Proud Platinum OEM Partner


----------



## 98aggie77566 (Jul 7, 2009)

Sweet rig!!

Congrats!


----------



## cc (Aug 11, 2005)

Glad to see these sweet boats and that custom rigging again!! Can't wait for more !!


----------



## Whipray (Mar 12, 2007)

Sweet boat. 

What's that behind it with the 400R and twin power poles?


----------



## indaskinny (May 25, 2009)

Nice sled!



Off topic, any fish over there yet?


----------



## ESCB Factory (Apr 30, 2006)

*.*



Whipray said:


> Sweet boat.
> 
> What's that behind it with the 400R and twin power poles?


Oh, just a Carbon Fiber Widebody...more on that soon.


----------



## DSL_PWR (Jul 22, 2009)

interesting...


----------



## saltaholic (Feb 19, 2005)

Any details on performance yet? Assuming it's improved with the newer design.


----------



## ROBOWADER (May 22, 2004)

Serious question.
How long do you think it will be before Shallow Sport sues you for patent infringement?

Looks like you are making the same boat just with a different name.


----------



## Navi (Jun 2, 2009)

ROBOWADER said:


> Serious question.
> How long do you think it will be before Shallow Sport sues you for patent infringement?
> 
> Looks like you are making the same boat just with a different name.


Surely you've seen all the shallow sport knock offs prior to them buying SCB... Im doubting there will be a lawsuit.


----------



## Profish00 (May 21, 2004)

I'm just trying to be happy 


Sent from my iPhone using Tapatalk


----------



## saltaholic (Feb 19, 2005)

Plenty of ways to avoid patent issues just change a percentage of design and your good. 

Way to derail the thread


----------



## Kyle 1974 (May 10, 2006)

ROBOWADER said:


> Serious question.
> How long do you think it will be before Shallow Sport sues you for patent infringement?
> 
> Looks like you are making the same boat just with a different name.


What patent is being infringed upon?

Sent from my SAMSUNG-SM-G890A using Tapatalk


----------



## DSL_PWR (Jul 22, 2009)

ROBOWADER said:


> Serious question.
> How long do you think it will be before Shallow Sport sues you for patent infringement?
> 
> Looks like you are making the same boat just with a different name.


was curious about that myself.


----------



## Nero3662 (Oct 3, 2011)

Just my 2 cents - I do not think a lawsuit will pursue.
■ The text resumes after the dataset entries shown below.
## Add half-height tile path to conv_xk for 8-row remainder strips

The conv_xk kernel body moves into an include file instantiated for MT=4 (full 16-row tiles) and MT=2 (half-height tiles). When H mod 16 is 8, as at the 40/10 resolutions, the last tile row is handled by separate workgroups running a half-height walk with a rescheduled op sequence and two prefetch slots. The launcher splits the grid between full and half workers using a cost model. This is meant to avoid computing padded rows that are masked out, at the cost of a more complex schedule, a larger binary and a risk of load imbalance between the two groups.

```diff
diff --git a/conditional_score_diffusion_amd/csrc/conv_ff.h b/conditional_score_diffusion_amd/csrc/conv_ff.h
--- a/conditional_score_diffusion_amd/csrc/conv_ff.h
+++ b/conditional_score_diffusion_amd/csrc/conv_ff.h
@@ -25,6 +25,7 @@
   int tiles_x, tpi, n_groups, nblocks;
   int nstage;
   int abl;
+  int tpi_full, nblocks_full, wg8_full;
 };
 
 __device__ __forceinline__ void ff_barrier() {
diff --git a/conditional_score_diffusion_amd/csrc/conv_xk.hip b/conditional_score_diffusion_amd/csrc/conv_xk.hip
--- a/conditional_score_diffusion_amd/csrc/conv_xk.hip
+++ b/conditional_score_diffusion_amd/csrc/conv_xk.hip
@@ -7,12 +7,13 @@
 #define XW_THREADS 256
 #define XW_RS (32 * 64 + 16)
 #define XW_PATCH_BYTES (FF_PW * XW_RS)
-#define XW_NU 162
 
-template <int NT_>
+template <int NT_, int MT_ = 4>
 struct XKCfg {
-  static constexpr int NT = NT_;
-  static constexpr int NA = 4 * NT;
+  static constexpr int NT = NT_, MT = MT_;
+  static constexpr int NA = MT * NT;
+  static constexpr int NSLOT = MT == 4 ? 3 : 2;
+  static constexpr int NU = 9 * (4 * MT + 2);
   static constexpr int GP = 3 * NA;
   static constexpr int TAPB = 4 * NT * 2 * 1024;
   static constexpr int STB = 3 * TAPB;
@@ -63,9 +64,9 @@
 #define XW_WALL(i) do { } while (0)
 #endif
 
-template <int NT>
+template <int NT, int MT = 4>
 struct XKSched {
-  static constexpr int PB = 4 * NT, GP = 3 * PB, WPT = 2 * NT;
+  static constexpr int PB = MT * NT, GP = 3 * PB, WPT = 2 * NT;
   static constexpr bool rd_xl(int g) { return g < PB && g % NT == NT - 1; }
   static constexpr bool rd_xh(int g) { return g >= 2 * PB && g % NT == NT - 1; }
   static constexpr bool slot_req(int g) { return g == 0; }
@@ -74,557 +75,70 @@
   static constexpr int wgt(int g) { return 14 - 3 * fixed(g) > 2 ? 14 - 3 * fixed(g) : 2; }
   static constexpr int cum(int g) { int s = 0; for (int h = 0; h < g; ++h) s += wgt(h); return s; }
   static constexpr int first_op(int n, int g) { return (int)(((long long)n * cum(g)) / cum(GP)); }
+  static constexpr int first_op3(int n, int r, int g) { return (int)(((long long)n * (r * cum(GP) + cum(g))) / (3 * cum(GP))); }
 };
 
-template <int NT_, bool NORM, bool RES>
+#define XK_MFMA_AV(ACC, A, B) asm volatile("v_mfma_f32_32x32x16_f16 %0, %1, %2, %0" : "+a"(ACC) : "a"(A), "v"(B))
+#define XK_MFMA_AA(ACC, A, B) asm volatile("v_mfma_f32_32x32x16_f16 %0, %1, %2, %0" : "+a"(ACC) : "a"(A), "a"(B))
+
+template <int NT_, int MT_, bool NORM, bool RES>
 __global__ __launch_bounds__(XW_THREADS, 1) void conv_xk_kernel(const char* __restrict__ g_wpack, const ConvFFArgs k) {
-  using C = XKCfg<NT_>;
-  using S = XKSched<NT_>;
-  constexpr int NT = C::NT, NA = C::NA, GP = C::GP, TAPB = C::TAPB, STB = C::STB, WPT = C::WPT, PB = S::PB;
-  constexpr int OFF_RED = C::OFF_RED, OFF_DUMMY = C::OFF_DUMMY, XTOG = C::XTOG, SLOTB = C::SLOTB;
-  extern __shared__ __attribute__((aligned(16))) char smem[];
+  if constexpr (MT_ == 4) {
+#define XK_WALK_MT 4
+#define XK_WALK_SPLIT false
+#include "conv_xk_walk.inc"
+  } else if ((int)(blockIdx.x >> 3) < k.wg8_full) {
+    asm volatile("; conv_xk walk MT = 4");
+#define XK_WALK_MT 4
+#define XK_WALK_SPLIT true
+#include "conv_xk_walk.inc"
+  } else {
+    asm volatile("; conv_xk walk MT = 2");
+#define XK_WALK_MT 2
+#define XK_WALK_SPLIT true
+#include "conv_xk_walk.inc"
+  }
+}
 
-  const float* const a_src0 = k.a.src0;
-  const float* const a_src1 = k.a.src1;
-  const float* const a_bias = k.a.bias;
-  const float* const a_temb = k.a.temb;
-  const float* const a_res = k.a.res;
-  float* const a_out = k.a.out;
-  double* const a_stats = k.a.stats;
-  const int a_temb_stride = k.a.temb_stride, a_out_stride = k.a.out_stride, a_out_coff = k.a.out_coff;
-  const float a_out_scale = k.a.out_scale;
-  const int kH = k.H, kW = k.W, kC0 = k.C0, kC1 = k.C1, kCout = k.Cout, k_tiles_x = k.tiles_x, k_tpi = k.tpi,
-            k_n_groups = k.n_groups, k_nblocks = k.nblocks, NS = k.nstage;
-  const int Cin = kC0 + kC1;
+static constexpr double XK_HALF_COST = 0.67;
 
-  const int tid = threadIdx.x;
-  const int lane = tid & 63;
-  const int wave = __builtin_amdgcn_readfirstlane(tid >> 6);
-  const int kh = lane >> 5, p32 = lane & 31, lg = lane & 3, ul = lane >> 2;
-#ifdef CSD_FF_TUNE
-  long long* const a_dbg = k.a.dbg;
-#endif
-  XW_WALL(30);
+static int xk_rounds(int items, int wg8) { return wg8 > 0 ? ((items + 7) / 8 + wg8 - 1) / wg8 : 0; }
 
-  const int xcd = blockIdx.x & 7, wj = blockIdx.x >> 3, wstride = gridDim.x >> 3;
-  const int xq = k_nblocks >> 3, xr = k_nblocks & 7;
-  const int x_start = xcd < xr ? xcd * (xq + 1) : xr * (xq + 1) + (xcd - xr) * xq, x_len = xq + (xcd < xr ? 1 : 0);
-  const int n_my = x_len > wj ? (x_len - wj + wstride - 1) / wstride : 0;
-  if (n_my == 0) return;
-  struct Tile { int ng, b, ty0, tx0, tile; };
-  auto tile_at = [&](int it) __attribute__((always_inline)) {
-    Tile t;
-    it = it < n_my ? it : n_my - 1;
-    const int w = x_start + wj + it * wstride;
-    t.ng = w % k_n_groups;
-    t.tile = w / k_n_groups;
-    t.b = t.tile / k_tpi;
-    const int tin = t.tile - t.b * k_tpi;
-    t.ty0 = (tin / k_tiles_x) * FF_TILE;
-    t.tx0 = (tin - (tin / k_tiles_x) * k_tiles_x) * FF_TILE;
-    return t;
-  };
-
-  auto fresh_lane = [&]() __attribute__((always_inline)) { int l = lane; asm volatile("" : "+v"(l)); return l; };
-  constexpr unsigned OOB = 0x80000000u;
-  constexpr int RSRC_FLAGS = 0x00020000;
-  constexpr float NLOG2E = -1.4426950408889634f;
-  const float ka = (NORM ? -0.6931471805599453f / C16_WSCALE : 1.0f / C16_WSCALE) * a_out_scale;
-
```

The boat has differences and sure Eric had his lawyer look at the plans. 

In TX you cannot stop someone from earning a living.


----------



## Whipray (Mar 12, 2007)

I'm not a lawyer, but I do fish with one pretty often. As a Hell's Bay owner, I also followed the Hell's Bay Vs Beavertail lawsuit pretty closely. The standard of proof in these cases is pretty high. I want to say it's an 80/20 thing, meaning the hull in question only needs to be 20% different than the original. This doesn't have to be cosmetic, either. Move a chine, alter the running surface, change the length or beam a little, and you're good. I wnt to say this new hull is 24' and the Recon was 22, but I might be wrong. If so, that's probably just about enough to nip it in the bud right there. 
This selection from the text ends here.